TropComplique / FaceBoxes-tensorflow

A fast face detector
MIT License
179 stars 66 forks source link

Is it applicable to add landmark detection in this network #3

Open tenggyut opened 6 years ago

tenggyut commented 6 years ago

According to the paper, Faceboxes seems a good replacement of MTCNN in Face Detection Area. But MTCNN has a built in landmark detection, I wonder it is applicable to change faceboxes into a joint multi task network just like MTCNN?

Also Any idea about filling the performance gap between this implementation and the caffe one?

Thanks

tirtile commented 6 years ago

I was try to combine this model with onet in MTCNN to detect face and landmarks, it works well.

tenggyut commented 6 years ago

How to combine onet with faceboxes?use faceboxes's prediction as onet's input?

tirtile commented 6 years ago

Yes. But, change it to a multi task network and retrain it may be better.

tenggyut commented 6 years ago

But the feature map generated by faceboxes is not reused, so may hurt the runtime efficiency?

Also, did you reproduce the performance described in the original paper?

tirtile commented 6 years ago

Yep. No, I haven't retrained yet.

TropComplique commented 6 years ago

Hi.
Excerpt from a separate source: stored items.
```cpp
int launch_conv8n(const ConvParams& p, int dtype, int k, hipStream_t stream) {
  if (p.m_tiles <= 0 || p.n_tiles <= 0) return 0;
  if (p.log2S != 3 || p.s_real) NESTI_FAIL("launch_conv8n: the 8^3 volume only");
  if (p.n_taps != k * k * k) NESTI_FAIL("launch_conv8n: all k^3 taps must be present");
  if (p.point_index) NESTI_FAIL("launch_conv8n: no input gather (k^3 layers never read the routed MuPS tensor)");
  if (p.pool_k > 1 || p.split_tile != p.n_tiles) NESTI_FAIL("launch_conv8n: no fused avg-pool / merged layers");
  if (p.mp_mode == 2) NESTI_FAIL("launch_conv8n: max-pool mode 2 is conv1's (a 1x1x1 layer)");
  if (p.mp_mode != 0 && !p.mp_out) NESTI_FAIL("launch_conv8n: fused max-pool needs an output");
  if (dtype == NESTI_BF16) return launch_conv8n_dt<NESTI_BF16>(p, k, stream);
  if (dtype == NESTI_F16) return launch_conv8n_dt<NESTI_F16>(p, k, stream);
  if (dtype == NESTI_F32) return launch_conv8n_dt<NESTI_F32>(p, k, stream);
  NESTI_FAIL("launch_conv8n: unsupported dtype");
}

}
```

### nesti-net_amd/csrc/mma.h

```cpp
#pragma once
#include "kernels.h"

namespace nesti {
namespace {

typedef __attribute__((ext_vector_type(8))) __bf16 bf16x8;
typedef __attribute__((ext_vector_type(8))) _Float16 f16x8;
typedef __attribute__((ext_vector_type(16))) float f32x16;

template <int DT> __device__ __forceinline__ void mma(f32x16& acc, const uint4& a, const uint4& b);
template <> __device__ __forceinline__ void mma<NESTI_BF16>(f32x16& acc, const uint4& a, const uint4& b) {
  acc = __builtin_amdgcn_mfma_f32_32x32x16_bf16(__builtin_bit_cast(bf16x8, a), __builtin_bit_cast(bf16x8, b), acc, 0, 0, 0);
}
template <> __device__ __forceinline__ void mma<NESTI_F16>(f32x16& acc, const uint4& a, const uint4& b) {
  acc = __builtin_amdgcn_mfma_f32_32x32x16_f16(__builtin_bit_cast(f16x8, a), __builtin_bit_cast(f16x8, b), acc, 0, 0, 0);
}
template <> __device__ __forceinline__ void mma<NESTI_F32>(f32x16& acc, const uint4& a, const uint4& b) {
  acc = __builtin_amdgcn_mfma_f32_32x32x2f32(__uint_as_float(a.x), __uint_as_float(b.x), acc, 0, 0, 0);
  acc = __builtin_amdgcn_mfma_f32_32x32x2f32(__uint_as_float(a.y), __uint_as_float(b.y), acc, 0, 0, 0);
  acc = __builtin_amdgcn_mfma_f32_32x32x2f32(__uint_as_float(a.z), __uint_as_float(b.z), acc, 0, 0, 0);
  acc = __builtin_amdgcn_mfma_f32_32x32x2f32(__uint_as_float(a.w), __uint_as_float(b.w), acc, 0, 0, 0);
}

typedef __attribute__((address_space(3))) unsigned char* lptr_t;

__device__ __forceinline__ void glds16(const unsigned char* src, unsigned lds_dst) {
  unsigned keep;
  asm volatile(
      "s_mov_b32 %0, m0\n\ts_mov_b32 m0, %2\n\ts_nop 0\n\tglobal_load_lds_dwordx4 %1, off\n\ts_mov_b32 m0, %0"
      : "=&s"(keep)
      : "v"(src), "s"(lds_dst)
      : "memory");
}
__device__ __forceinline__ void wait_vm0() { asm volatile("s_waitcnt vmcnt(0)" ::: "memory"); }

}
}
```

Before: 48780.

## Use 16x16x32 MFMA tiles in the f16 non-pair conv8n path

For f16 in mode 0, the conv8n tile now computes with 16x16x32 MFMA instructions and four f32x4 accumulators per output pair instead of 32x32x16. Lane-to-row mapping, swizzle keys and LDS fragment offsets are redefined for 16-lane rows, and the epilogue is rewritten to scatter the new accumulator layout. The mma16 helpers move into the shared header. The aim is to use an MFMA shape whose throughput or issue latency suits this loop better, at the cost of more instructions, a different LDS access pattern and an extra accumulator array that could raise register pressure.

```diff
diff --git a/nesti-net_amd/csrc/conv4n.hip b/nesti-net_amd/csrc/conv4n.hip
--- a/nesti-net_amd/csrc/conv4n.hip
+++ b/nesti-net_amd/csrc/conv4n.hip
@@ -25,21 +25,6 @@
 __device__ __forceinline__ uint4 lds128q(unsigned addr) {
   const u32x4q_t v = *(lds_u32x4q_ptr)(size_t)addr;
   return make_uint4(v.x, v.y, v.z, v.w);
-}
-
-typedef __attribute__((ext_vector_type(4))) float f32x4;
-template <int DT> __device__ __forceinline__ void mma16(f32x4& acc, const uint4& a, const uint4& b);
-template <> __device__ __forceinline__ void mma16<NESTI_BF16>(f32x4& acc, const uint4& a, const uint4& b) {
-  acc = __builtin_amdgcn_mfma_f32_16x16x32_bf16(__builtin_bit_cast(bf16x8, a), __builtin_bit_cast(bf16x8, b), acc, 0, 0, 0);
-}
-template <> __device__ __forceinline__ void mma16<NESTI_F16>(f32x4& acc, const uint4& a, const uint4& b) {
-  acc = __builtin_amdgcn_mfma_f32_16x16x32_f16(__builtin_bit_cast(f16x8, a), __builtin_bit_cast(f16x8, b), acc, 0, 0, 0);
-}
-template <> __device__ __forceinline__ void mma16<NESTI_F32>(f32x4& acc, const uint4& a, const uint4& b) {
-  acc = __builtin_amdgcn_mfma_f32_16x16x4f32(__uint_as_float(a.x), __uint_as_float(b.x), acc, 0, 0, 0);
-  acc = __builtin_amdgcn_mfma_f32_16x16x4f32(__uint_as_float(a.y), __uint_as_float(b.y), acc, 0, 0, 0);
-  acc = __builtin_amdgcn_mfma_f32_16x16x4f32(__uint_as_float(a.z), __uint_as_float(b.z), acc, 0, 0, 0);
-  acc = __builtin_amdgcn_mfma_f32_16x16x4f32(__uint_as_float(a.w), __uint_as_float(b.w), acc, 0, 0, 0);
 }
 
 __device__ __forceinline__ int swz4(int r) { return (0x78 >> (2 * ((r >> 2) & 3))) & 3; }
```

It is a good idea to use onet with FaceBoxes to detect facial landmarks.

But you could also train a simple keypoint detector by yourself. Here is an example of training a simple and fast (~0.5 ms on GTX 1080) 5-keypoints detector: https://github.com/TropComplique/wing-loss (it is not completely finished yet). It is an implementation of this: https://arxiv.org/abs/1711.06753.
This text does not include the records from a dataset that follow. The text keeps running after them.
__device__ __forceinline__ void eye_tables(const FrameArgs &a) {
    const unsigned i = blockIdx.x * (unsigned)kTraceBlock + threadIdx.x;
    const float ex = a.eye.eye[0], ey = a.eye.eye[1], ez = a.eye.eye[2];
    if (i < a.n_inner) {
        const float4 *q = a.tp.nodes + 4 * (size_t)i;
        const float4 q0 = q[0], q1 = q[1], q2 = q[2];
        int4 q3 = *reinterpret_cast<const int4 *>(q + 3);
        if (!(regular_pos(ex) && regular_pos(ey) && regular_pos(ez))) q3.z |= 1;
        float4 *d = a.rel_nodes + 4 * (size_t)i;
        d[0] = make_float4(q0.x - ex, q0.y - ex, q0.z - ey, q0.w - ey);
        d[1] = make_float4(q1.x - ex, q1.y - ex, q1.z - ey, q1.w - ey);
        d[2] = make_float4(q2.x - ez, q2.y - ez, q2.z - ez, q2.w - ez);
        *reinterpret_cast<int4 *>(d + 3) = q3;
    }
    if (i < a.n_rec) {
        const float4 *q = a.tp.tris + 3 * (size_t)i;
        const float4 q0 = q[0], q1 = q[1], q2 = q[2];
        const TriOriginTerms o = tri_origin_terms(q0, q1, q2, ex, ey, ez);
        float4 *d = a.rel_tris + 3 * (size_t)i;
        d[0] = make_float4(q2.y, q2.z, q2.w, o.pn);
        d[1] = make_float4(o.u.x, o.u.y, o.u.z, o.w.x);
        d[2] = make_float4(o.w.y, o.w.z, 0.0f, 0.0f);
    }
}

__device__ __forceinline__ unsigned tail_first_run(unsigned body_iters) {
    const unsigned q = body_iters >> 2;
    return q >= 8u ? 8u : q >= 4u ? 4u : q >= 2u ? 2u : 1u;
}
template <typename T>
__device__ __forceinline__ T kernarg_now(size_t offset) {
    typedef const volatile T __attribute__((address_space(4))) *ptr_t;
    const char __attribute__((address_space(4))) *ka = (const char __attribute__((address_space(4))) *)__builtin_amdgcn_kernarg_segment_ptr();
    return *(ptr_t)(ka + offset);
}

#ifndef MIRO_TAIL_PERMILLE
#define MIRO_TAIL_PERMILLE 60
#endif
#ifndef MIRO_BODY_ITERS
#define MIRO_BODY_ITERS 32
#endif
#ifndef MIRO_TAIL_MIN_CHUNKS
#define MIRO_TAIL_MIN_CHUNKS 60000ull
#endif
constexpr uint32_t kTailWgs = 1792 * (256 / kTraceBlock);
#ifndef MIRO_BODY_MIN_WGS
#define MIRO_BODY_MIN_WGS 14000
#endif
#ifndef MIRO_TAIL_PERMILLE_MID
#define MIRO_TAIL_PERMILLE_MID 60
#define MIRO_BODY_MIN_WGS_MID 14000
#endif
constexpr uint32_t kBodyMinWgs = MIRO_BODY_MIN_WGS;
struct FrameShape { uint32_t body_wgs, body_iters, tail_chunks, grid; };
inline FrameShape frame_schedule(unsigned long long chunks) {
    FrameShape s;
    if (chunks < MIRO_TAIL_MIN_CHUNKS || MIRO_TAIL_PERMILLE == 0 || kTraceBlock != 256) {
        const unsigned long long cap = chunks < kFrameLargeChunks ? (unsigned long long)kTraceGridCap : (unsigned long long)kFrameGridCapLarge;
        s.body_wgs = (uint32_t)(chunks < cap ? chunks : cap);
        s.body_iters = (uint32_t)((chunks + s.body_wgs - 1) / s.body_wgs);
        s.tail_chunks = 0;
        s.grid = s.body_wgs;
        return s;
    }
    const bool mid = chunks < kFrameLargeChunks;
    const unsigned long long tail_target = chunks * (mid ? MIRO_TAIL_PERMILLE_MID : MIRO_TAIL_PERMILLE) / 1000;
    uint32_t m = MIRO_BODY_ITERS;
    while (m > 1 && (chunks - tail_target) / m < (mid ? (uint32_t)MIRO_BODY_MIN_WGS_MID : kBodyMinWgs)) m >>= 1;
    while ((unsigned long long)m * (unsigned long long)kFrameGridCapLarge < chunks) m <<= 1;
    s.body_iters = m;
    s.body_wgs = (uint32_t)((chunks - tail_target) / m);
    s.tail_chunks = (uint32_t)(chunks - (unsigned long long)s.body_wgs * m);
    s.grid = s.body_wgs + kTailWgs;
    return s;
}

#if defined(MIRO_WG_TIMES) && MIRO_TRACE_BLOCK == 256
__device__ unsigned long long g_wg_times[4 * 131072];
#endif
template <int VAR, int SHADOW, bool MAT>
#ifndef MIRO_FRAME_WAVES
#define MIRO_FRAME_WAVES 7
#endif
__global__ __launch_bounds__(kTraceBlock) __attribute__((amdgpu_waves_per_eu(MIRO_FRAME_WAVES, 8))) void frame_kernel(FrameArgs a) {
#if defined(MIRO_WG_TIMES) && MIRO_TRACE_BLOCK == 256
    const unsigned long long wg_t0 = wall_clock64();
#endif
    constexpr bool kEyeRel = VAR == kTraceEyeRel;
    if (kEyeRel && a.build) {
        eye_tables(a);
        return;
    }
    extern __shared__ int s_stack[];
    __shared__ unsigned s_shadow_rays[kTraceBlock / 64];
    const int tid = threadIdx.x;
    const unsigned long long n = a.eye.n, n_round = (n + 63ull) & ~63ull;
    constexpr bool kObj = (VAR & kVarObjects) != 0;
    const uint32_t spp = a.eye.spp;
    const float inv_spp = 1.0f / (float)spp;
    Stats st = {0ull, 0ull};
    unsigned my_shadow_rays = 0;

    __shared__ unsigned s_pull, s_run[2];
    if (tid == 0) { s_run[0] = 0; s_run[1] = 0; }
    unsigned long long idx, stride, limit;
    if (blockIdx.x < a.body_wgs) {
        const unsigned long long body_end = (unsigned long long)a.body_wgs * a.body_iters * kTraceBlock;
        idx = (unsigned long long)xcd_block_id_of(blockIdx.x, a.body_wgs, a.body_wgs >= (unsigned)kFrameGridCapLarge || a.tail_chunks != 0, a.tail_chunks != 0 ? 4096u : kXcdMinGrid) * kTraceBlock + tid;
        stride = (unsigned long long)a.body_wgs * kTraceBlock;
        limit = body_end < n_round ? body_end : n_round;
    } else {
        idx = 0; stride = 0; limit = n_round;
    }
    for (;; idx += stride) {
        if (__builtin_expect(stride == 0, 0)) {
            if (tid == 0) {
                unsigned left = s_run[1], next = s_run[0] + 1u;
                if (left == 0) {
                    const unsigned T = kernarg_now<uint32_t>(offsetof(FrameArgs, tail_chunks));
                    unsigned k = atomicAdd(kernarg_now<unsigned *>(offsetof(FrameArgs, tail_counter)), 1u);
                    s_pull = k;
                    unsigned at = 0;
                    next = 0xFFFFFFFFu;
                    for (unsigned size = tail_first_run(kernarg_now<uint32_t>(offsetof(FrameArgs, body_iters))); size >= 1; size >>= 1) {
                        const unsigned runs = size > 1 ? T / (4u * size) : T - at;
                        if (k < runs) { next = at + k * size; left = size; break; }
                        k -= runs;
                        at += runs * size;
                    }
                }
                s_run[0] = next;
                s_run[1] = next == 0xFFFFFFFFu ? 0u : left - 1u;
            }
            __syncthreads();
            const unsigned c = s_run[0];
            __syncthreads();
            if (c == 0xFFFFFFFFu) break;
            idx = ((unsigned long long)kernarg_now<uint32_t>(offsetof(FrameArgs, tail_base)) + c) * kTraceBlock + tid;
            if (idx >= limit) continue;
        } else if (idx >= limit) break;
        const bool live = idx < n;
        uint32_t x = 0, row = 0, y = 0, sm = 0;
        float4 ra = make_float4(0.f, 0.f, 0.f, 0.f), rb = make_float4(1.f, 1.f, 1.f, -1.f);
        if (live) {
            eye_sample_of(a.eye, idx, x, row, y, sm);
            eye_ray_of(a.eye, x, y, sm, ra, rb);
        }
        mr_hit h;
        {
            RayRegs r;
            ray_setup(r, ra, rb);
            Lane L;
            int plane_hit;
            if (kEyeRel) {
                TraceParams tp = a.tp;
                tp.nodes = a.rel_nodes; tp.tris = a.rel_tris;
                for (int k = 0; k < 3; k++) {
                    tp.root_lo[k] = kernarg_now<float>(offsetof(FrameArgs, rel_root_lo) + 4 * k);
                    tp.root_hi[k] = kernarg_now<float>(offsetof(FrameArgs, rel_root_hi) + 4 * k);
                }
                trace_ray<true, false, false, VAR, kEyeRel>(tp, r, rb.w, live, L, plane_hit, s_stack, tid, st);
            } else {
                trace_ray<true, false, false, VAR>(a.tp, r, rb.w, live, L, plane_hit, s_stack, tid, st);
            }
            h = make_hit<kObj>(a.tp, L, plane_hit, rb.w);
        }
        if (a.hits && live) reinterpret_cast<float4 *>(a.hits)[idx] = *reinterpret_cast<const float4 *>(&h);

        const bool hit = live && h.prim != MR_MISS;
        float c[3] = {0.f, 0.f, 0.f}, highlight = 0.0f;
        if (live && !hit) { c[0] = a.lt.bg[0]; c[1] = a.lt.bg[1]; c[2] = a.lt.bg[2]; }
        float4 sa = make_float4(0.f, 0.f, 0.f, 0.f), sb = make_float4(1.f, 1.f, 1.f, -1.f);
        if (hit) {
            float P[3], N[3];
            const float ox = kEyeRel ? a.eye.eye[0] : ra.x, oy = kEyeRel ? a.eye.eye[1] : ra.y, oz = kEyeRel ? a.eye.eye[2] : ra.z;
            if (MAT) {
                rec::MeshMat mm;
                mm.s = a.m; mm.mats = a.mats; mm.prim_mat = a.prim_mat;
                LightArgs la;
                for (int k = 0; k < 3; k++) { la.L[k] = a.lt.L[k]; la.color[k] = a.lt.color[k]; }
                la.wattage = a.lt.wattage;
                rec::surface_point_od(mm, ox, oy, oz, rb.x, rb.y, rb.z, h.t, h.prim, h.beta, h.gamma, P, N);
                phong_terms(la, rec::material_of(mm, h.prim), P, N, rb.x, rb.y, rb.z, c, highlight);
            } else {
                surface_od<true>(a.m, ox, oy, oz, rb.x, rb.y, rb.z, h.t, h.prim, h.beta, h.gamma, P, N);
            }
            if (SHADOW != 2) shadow_ray_of(P, a.lt.L[0], a.lt.L[1], a.lt.L[2], sa, sb);
            if (!MAT) phong_direct(a.lt, P, N, rb.x, rb.y, rb.z, c);
            if (SHADOW != 2) my_shadow_rays++;
        }
        if (SHADOW != 2) {
            RayRegs r;
            ray_setup(r, sa, sb);
            Lane L;
            int plane_hit;
            trace_ray<true, SHADOW == 1, false, VAR>(a.tp, r, sb.w, hit, L, plane_hit, s_stack, tid, st);
            mr_hit hs = make_hit<kObj>(a.tp, L, plane_hit, sb.w);
            if (!hit) { hs.t = 0.0f; hs.prim = MR_MISS; hs.beta = 0.0f; hs.gamma = 0.0f; }
            if (a.shadow_hits && live) reinterpret_cast<float4 *>(a.shadow_hits)[idx] = *reinterpret_cast<const float4 *>(&hs);
            if (MAT) {
                if (hit) {
                    rec::MeshMat mm;
                    mm.s = a.m; mm.mats = a.mats; mm.prim_mat = a.prim_mat;
                    phong_combine(c, highlight, light_scale_of(mm, sa, sb, *reinterpret_cast<const float4 *>(&hs)), c);
                }
            } else if (hs.prim != MR_MISS) {
                c[0] = 0.f; c[1] = 0.f; c[2] = 0.f;
            }
        } else {
            if (a.shadow_hits && live) reinterpret_cast<float4 *>(a.shadow_hits)[idx] = make_float4(0.0f, __uint_as_float(MR_MISS), 0.0f, 0.0f);
            if (MAT && hit) phong_combine(c, highlight, 1.0f, c);
        }
        for (uint32_t off = 1; off < spp; off <<= 1) {
            c[0] += __shfl_xor(c[0], (int)off, 64);
            c[1] += __shfl_xor(c[1], (int)off, 64);
            c[2] += __shfl_xor(c[2], (int)off, 64);
        }
        if (live) eye_sample_of(a.eye, idx, x, row, y, sm);
        if (live && sm == 0) {
            if (spp > 1) { c[0] *= inv_spp; c[1] *= inv_spp; c[2] *= inv_spp; }
            float *o = a.rgb + 3 * ((size_t)row * a.eye.W + x);
            o[0] = c[0]; o[1] = c[1]; o[2] = c[2];
        }
    }

    if (stride == 0 && tid == 0) {
        const unsigned readers = gridDim.x - kernarg_now<uint32_t>(offsetof(FrameArgs, body_wgs));
        const unsigned T = kernarg_now<uint32_t>(offsetof(FrameArgs, tail_chunks));
        unsigned runs = 0, at = 0;
        for (unsigned size = tail_first_run(kernarg_now<uint32_t>(offsetof(FrameArgs, body_iters))); size >= 1; size >>= 1) {
            const unsigned r = size > 1 ? T / (4u * size) : T - at;
            runs += r;
            at += r * size;
        }
        if (s_pull == runs + readers - 1u) atomicExch(kernarg_now<unsigned *>(offsetof(FrameArgs, tail_counter)), 0u);
    }
    if (a.counts) {
        unsigned w = my_shadow_rays;
        for (int off = 32; off > 0; off >>= 1) w += __shfl_down(w, off, 64);
        if ((tid & 63) == 0) s_shadow_rays[tid >> 6] = w;
        __syncthreads();
        if (tid == 0) {
            unsigned long long tot = 0;
            for (int k = 0; k < kTraceBlock / 64; k++) tot += s_shadow_rays[k];
            if (tot) atomicAdd(&a.counts[1], tot);
            if (blockIdx.x == 0) atomicAdd(&a.counts[0], n);
        }
    }
#if defined(MIRO_WG_TIMES) && MIRO_TRACE_BLOCK == 256
    if (tid == 0 && blockIdx.x < 131072u) {
        g_wg_times[4 * blockIdx.x] = wg_t0;
        g_wg_times[4 * blockIdx.x + 1] = wall_clock64();
        g_wg_times[4 * blockIdx.x + 2] = __builtin_amdgcn_s_getreg((31 << 11) | 4);
        g_wg_times[4 * blockIdx.x + 3] = __builtin_amdgcn_s_getreg((31 << 11) | 20);
    }
#endif
}
#if defined(MIRO_WG_TIMES) && MIRO_TRACE_BLOCK == 256
}
}
extern "C" int mr_debug_wg_times(unsigned long long *out, unsigned n_words) {
    return (int)hipMemcpyFromSymbol(out, HIP_SYMBOL(mr::g_wg_times), (size_t)n_words * 8, 0, hipMemcpyDeviceToHost);
}
namespace mr {
namespace {
#endif

template <int VAR, int SHADOW, bool MAT>
mr_status launch_frame_t(FrameArgs a, hipStream_t stream) {
    size_t lds = 0;
    const mr_status st = stack_lds(&frame_kernel<VAR, SHADOW, MAT>, a.tp.stack_depth, kStackLdsShared, lds);
    if (st != MR_OK) return st;
    const FrameShape shape = frame_schedule((a.eye.n + kTraceBlock - 1) / kTraceBlock);
    a.body_wgs = shape.body_wgs; a.body_iters = shape.body_iters; a.tail_chunks = shape.tail_chunks;
    a.tail_base = shape.body_wgs * shape.body_iters;
    if (shape.tail_chunks && !a.tail_counter) return fail(MR_ERR_STATE, "mr_render_direct: no hand-out counter for the tail of a large frame");
    hipLaunchKernelGGL((frame_kernel<VAR, SHADOW, MAT>), dim3(shape.grid), dim3(kTraceBlock), lds, stream, a);
    MR_HIP_CHECK(hipGetLastError());
    return MR_OK;
}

I believe that it will be hard to train FaceBoxes for keypoint prediction using multitask loss. Because we will need a lot of training data:
images with a lot of face bounding boxes + keypoints for each face.
But we only have data like this:
images with only one face and keypoints for it. For example, CelebA dataset. And this: images with a lot of face bounding boxes only. For example, WIDER dataset.

And I believe onet is trained on face crops only. I mean, it sees only close face regions during training.